Erastolo per il boss Arcangelo Abete e Raffaele Aprea. La sentenza è stata pronunciata dal giudice del processo alla Corte d’Appello del Tribunale di Napoli per l’omicidio di Gianluca Cimminiello, vittima innocente della camorra.
Aula 320 ad ascoltare la lettura del dispositivo ci sono le sorelle di Gianluca, il senatore Sandro Ruotolo e i rappresentanti del Comune di Napoli e della Fondazione Polis, parte civile insieme ai familiari di Cimminiello nel processo.
Gianluca aveva 32 anni quando fu trucidato, il 2 febbraio 2010, davanti al suo studio di tatuatore a Casavatore. Entrambi gli imputati già furono condannati all’ergastolo nel 2018 nel processo di primo grado.
Abete è il mandante mentre Aprea, l’organizzatore dell’omicidio. Gianluca fu punito perchè reagì ad un pestaggio voluto dal clan Amato-Pagano di Secondigliano dopo una foto che Cimminiello aveva pubblicato sui social. Si trattava di un fotomontaggio nel quale sembrava che tatuasse il calciatore Lavezzi.
L’iniziativa di Gianluca era a scopo didattico nel senso di educare le persone a non credere alle bufale dei fotomontaggi e di molti tatuatori che, a volte, con l’inganno si facevano pubblicità. Ma la presa di posizione di Gianluca Cimminiello scatena la gelosia di un concorrente e provoca una lite su Fb.
Frasi, parole e dialettica a tratti ruvida come può accadere e accade sui social. La ‘discussione’ dal mondo virtuale ben presto approda al mondo reale. Il concorrente, investe della questione alcuni suoi conoscenti, esponenti di un clan.
L’intento è dare una lezione a Cimminiello, fargli capire chi comanda. Si presentano nello studio di Casavatore alcuni membri del clan. Chiedono al 32enne conto della foto pubblicata e della discussione via web. Tentano di aggredirlo ma Gianluca reagisce.
Esperto di arti marziali comincia a difendersi: ad avere la peggio è proprio il commando di picchiatori e in particolare uno dei nipoti del boss Cesare Pagano, capo del gruppo degli scissionisti in guerra con i Di Lauro. Uno sgarro pesante aver picchiato un congiunto di un boss. Tra l’altro l’episodio è accaduto in una zona presidiata da un sottogruppo degli scissionisti quello capeggiato dal boss emergente Arcangelo Abete.

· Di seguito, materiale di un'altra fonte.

# pingooio/pingoo

Measured on AMD Instinct MI355X. Metric: requests/sec matched (whole node), 1k-rule WAF, higher is better.
Workload: dtype u8

## Files before the change

### pingoo_amd/build.py

```python
from __future__ import annotations

import os
import shutil
import subprocess
import sys

HERE = os.path.dirname(os.path.abspath(__file__))
CSRC = os.path.join(HERE, "csrc")
LIB = os.path.join(HERE, "libpwaf.so")
SOURCES = ["frontend.cpp", "pattern.cpp", "dfa.cpp", "iptrie.cpp", "filter.cpp", "residual.cpp", "residual_jit.cpp", "rtc.cpp", "compile.cpp", "tableplan.cpp", "scanplan.cpp", "loaders.cpp", "batcher.cpp", "async.cpp", "node.cpp", "engine.cpp", "kernels.hip", "records.hip"]
HEADERS = ["frontend.h", "program.h", "kernels.h", "residual.h", "confirm.h", "records.h", "lscan_split.h", "dirtable.h", "georec.h", "tableplan.h", "scanplan.h", "unicode_data.inc", os.path.join("..", "..", "include", "pwaf.h")]


def hipcc() -> str:
    for cand in (os.environ.get("HIPCC"), shutil.which("hipcc"), "/opt/rocm/bin/hipcc"):
        if cand and os.path.exists(cand):
            return cand
    raise RuntimeError("hipcc not found (needed to build pingoo_amd/libpwaf.so)")


EMBED = os.path.join(CSRC, "residual_h.inc")


def embed() -> str:
    text = open(os.path.join(CSRC, "residual.h")).read()
    assert ')RVMH"' not in text
    out = 'R"RVMH(' + text + ')RVMH"\n'
    if not os.path.exists(EMBED) or open(EMBED).read() != out:
        with open(EMBED, "w") as f:
            f.write(out)
    return EMBED


def is_stale(lib: str = LIB) -> bool:
# ... 50 lines not shown
```

### pingoo_amd/csrc/engine.cpp

```cpp
#include <hip/hip_runtime_api.h>

#include <cstdio>
#include <algorithm>
#include <cstring>
#include <map>
#include <memory>
#include <mutex>
#include <string>
#include <type_traits>
#include <unordered_map>
#include <vector>

#include "dirtable.h"
#include "georec.h"
#include "frontend.h"
#include "kernels.h"
#include "lscan_split.h"
#include "program.h"
#include "records.h"
#include "scanplan.h"
#include "tableplan.h"

using namespace pwaf;
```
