template <int N, bool F16>
struct Wgmma;
template <> struct Wgmma<16, false> {
  template <int TA, int TB>
  static __device__ __forceinline__ void mma(float (&d)[8], uint64_t a, uint64_t b, int scale_d) {
    asm volatile(
        "{\n.reg .pred p;\nsetp.ne.b32 p, %10, 0;\n"
        "wgmma.mma_async.sync.aligned.m64n16k16.f32.bf16.bf16 "
        "{%0, %1, %2, %3, %4, %5, %6, %7}, %8, %9, p, 1, 1, %11, %12;\n}\n"
        : "+f"(d[0]), "+f"(d[1]), "+f"(d[2]), "+f"(d[3]), "+f"(d[4]), "+f"(d[5]), "+f"(d[6]), "+f"(d[7])
        : "l"(a), "l"(b), "r"(scale_d), "n"(TA), "n"(TB));
  }
};
template <> struct Wgmma<16, true> {
  template <int TA, int TB>
  static __device__ __forceinline__ void mma(float (&d)[8], uint64_t a, uint64_t b, int scale_d) {
    asm volatile(
// ... 72 lines not shown
};
template <> struct Wgmma<128, false> {
  template <int TA, int TB>
  static __device__ __forceinline__ void mma(float (&d)[64], uint64_t a, uint64_t b, int scale_d) {
    asm volatile(
        "{\n.reg .pred p;\nsetp.ne.b32 p, %66, 0;\n"
        "wgmma.mma_async.sync.aligned.m64n128k16.f32.bf16.bf16 "
        "{%0, %1, %2, %3, %4, %5, %6, %7, %8, %9, %10, %11, %12, %13, %14, %15, %16, %17, %18, %19, %20, %21, %22, %23, %24, %25, %26, %27, %28, %29, %30, %31, %32, %33, %34, %35, %36, %37, %38, %39, %40, %41, %42, %43, %44, %45, %46, %47, %48, %49, %50, %51, %52, %53, %54, %55, %56, %57, %58, %59, %60, %61, %62, %63}, %64, %65, p, 1, 1, %67, %68;\n}\n"
        : "+f"(d[0]), "+f"(d[1]), "+f"(d[2]), "+f"(d[3]), "+f"(d[4]), "+f"(d[5]), "+f"(d[6]), "+f"(d[7]), "+f"(d[8]), "+f"(d[9]), "+f"(d[10]), "+f"(d[11]), "+f"(d[12]), "+f"(d[13]), "+f"(d[14]), "+f"(d[15]), "+f"(d[16]), "+f"(d[17]), "+f"(d[18]), "+f"(d[19]), "+f"(d[20]), "+f"(d[21]), "+f"(d[22]), "+f"(d[23]), "+f"(d[24]), "+f"(d[25]), "+f"(d[26]), "+f"(d[27]), "+f"(d[28]), "+f"(d[29]), "+f"(d[30]), "+f"(d[31]), "+f"(d[32]), "+f"(d[33]), "+f"(d[34]), "+f"(d[35]), "+f"(d[36]), "+f"(d[37]), "+f"(d[38]), "+f"(d[39]), "+f"(d[40]), "+f"(d[41]), "+f"(d[42]), "+f"(d[43]), "+f"(d[44]), "+f"(d[45]), "+f"(d[46]), "+f"(d[47]), "+f"(d[48]), "+f"(d[49]), "+f"(d[50]), "+f"(d[51]), "+f"(d[52]), "+f"(d[53]), "+f"(d[54]), "+f"(d[55]), "+f"(d[56]), "+f"(d[57]), "+f"(d[58]), "+f"(d[59]), "+f"(d[60]), "+f"(d[61]), "+f"(d[62]), "+f"(d[63])
        : "l"(a), "l"(b), "r"(scale_d), "n"(TA), "n"(TB));
  }
};
template <> struct Wgmma<128, true> {
  template <int TA, int TB>
  static __device__ __forceinline__ void mma(float (&d)[64], uint64_t a, uint64_t b, int scale_d) {
    asm volatile(
        "{\n.reg .pred p;\nsetp.ne.b32 p, %66, 0;\n"
        "wgmma.mma_async.sync.aligned.m64n128k16.f32.f16.f16 "
        "{%0, %1, %2, %3, %4, %5, %6, %7, %8, %9, %10, %11, %12, %13, %14, %15, %16, %17, %18, %19, %20, %21, %22, %23, %24, %25, %26, %27, %28, %29, %30, %31, %32, %33, %34, %35, %36, %37, %38, %39, %40, %41, %42, %43, %44, %45, %46, %47, %48, %49, %50, %51, %52, %53, %54, %55, %56, %57, %58, %59, %60, %61, %62, %63}, %64, %65, p, 1, 1, %67, %68;\n}\n"
        : "+f"(d[0]), "+f"(d[1]), "+f"(d[2]), "+f"(d[3]), "+f"(d[4]), "+f"(d[5]), "+f"(d[6]), "+f"(d[7]), "+f"(d[8]), "+f"(d[9]), "+f"(d[10]), "+f"(d[11]), "+f"(d[12]), "+f"(d[13]), "+f"(d[14]), "+f"(d[15]), "+f"(d[16]), "+f"(d[17]), "+f"(d[18]), "+f"(d[19]), "+f"(d[20]), "+f"(d[21]), "+f"(d[22]), "+f"(d[23]), "+f"(d[24]), "+f"(d[25]), "+f"(d[26]), "+f"(d[27]), "+f"(d[28]), "+f"(d[29]), "+f"(d[30]), "+f"(d[31]), "+f"(d[32]), "+f"(d[33]), "+f"(d[34]), "+f"(d[35]), "+f"(d[36]), "+f"(d[37]), "+f"(d[38]), "+f"(d[39]), "+f"(d[40]), "+f"(d[41]), "+f"(d[42]), "+f"(d[43]), "+f"(d[44]), "+f"(d[45]), "+f"(d[46]), "+f"(d[47]), "+f"(d[48]), "+f"(d[49]), "+f"(d[50]), "+f"(d[51]), "+f"(d[52]), "+f"(d[53]), "+f"(d[54]), "+f"(d[55]), "+f"(d[56]), "+f"(d[57]), "+f"(d[58]), "+f"(d[59]), "+f"(d[60]), "+f"(d[61]), "+f"(d[62]), "+f"(d[63])
        : "l"(a), "l"(b), "r"(scale_d), "n"(TA), "n"(TB));
  }
};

Punire quel giovane diventa fondamentale, ne va della credibilità – agli occhi degli alleati – del valore del gruppo criminale emergente che aveva mire di affermarsi su quei territori.
Per l’omicidio Cimminiello è stato condannato in via definitiva all’ergastolo Vincenzo Russo, il killer, l’esecutore materiale che la sera del 2 febbraio di 10 anni uccise a colpi di pistola Gianluca sotto lo sguardo della fidanzata del 32enne.
Oggi con la condanna all’ergastolo di Abete e Aprea si è ad un passo dalla chiusura giudiziaria definitiva della vicenda.
Verità e giustizia per un figlio di Napoli, vittima innocente della camorra perché ha avuto la forza e il coraggio di ribellarsi, di opporsi, di gridare no al violenza e al ricatto del clan.
Gianluca Cimminiello non ha girato lo sguardo altrove e neppure chinato il capo. Non ha difeso solo la sua di libertà ma quella di una città troppo spesso colpevolmente complice e sottomessa alla camorra e alla sua infame sottocultura.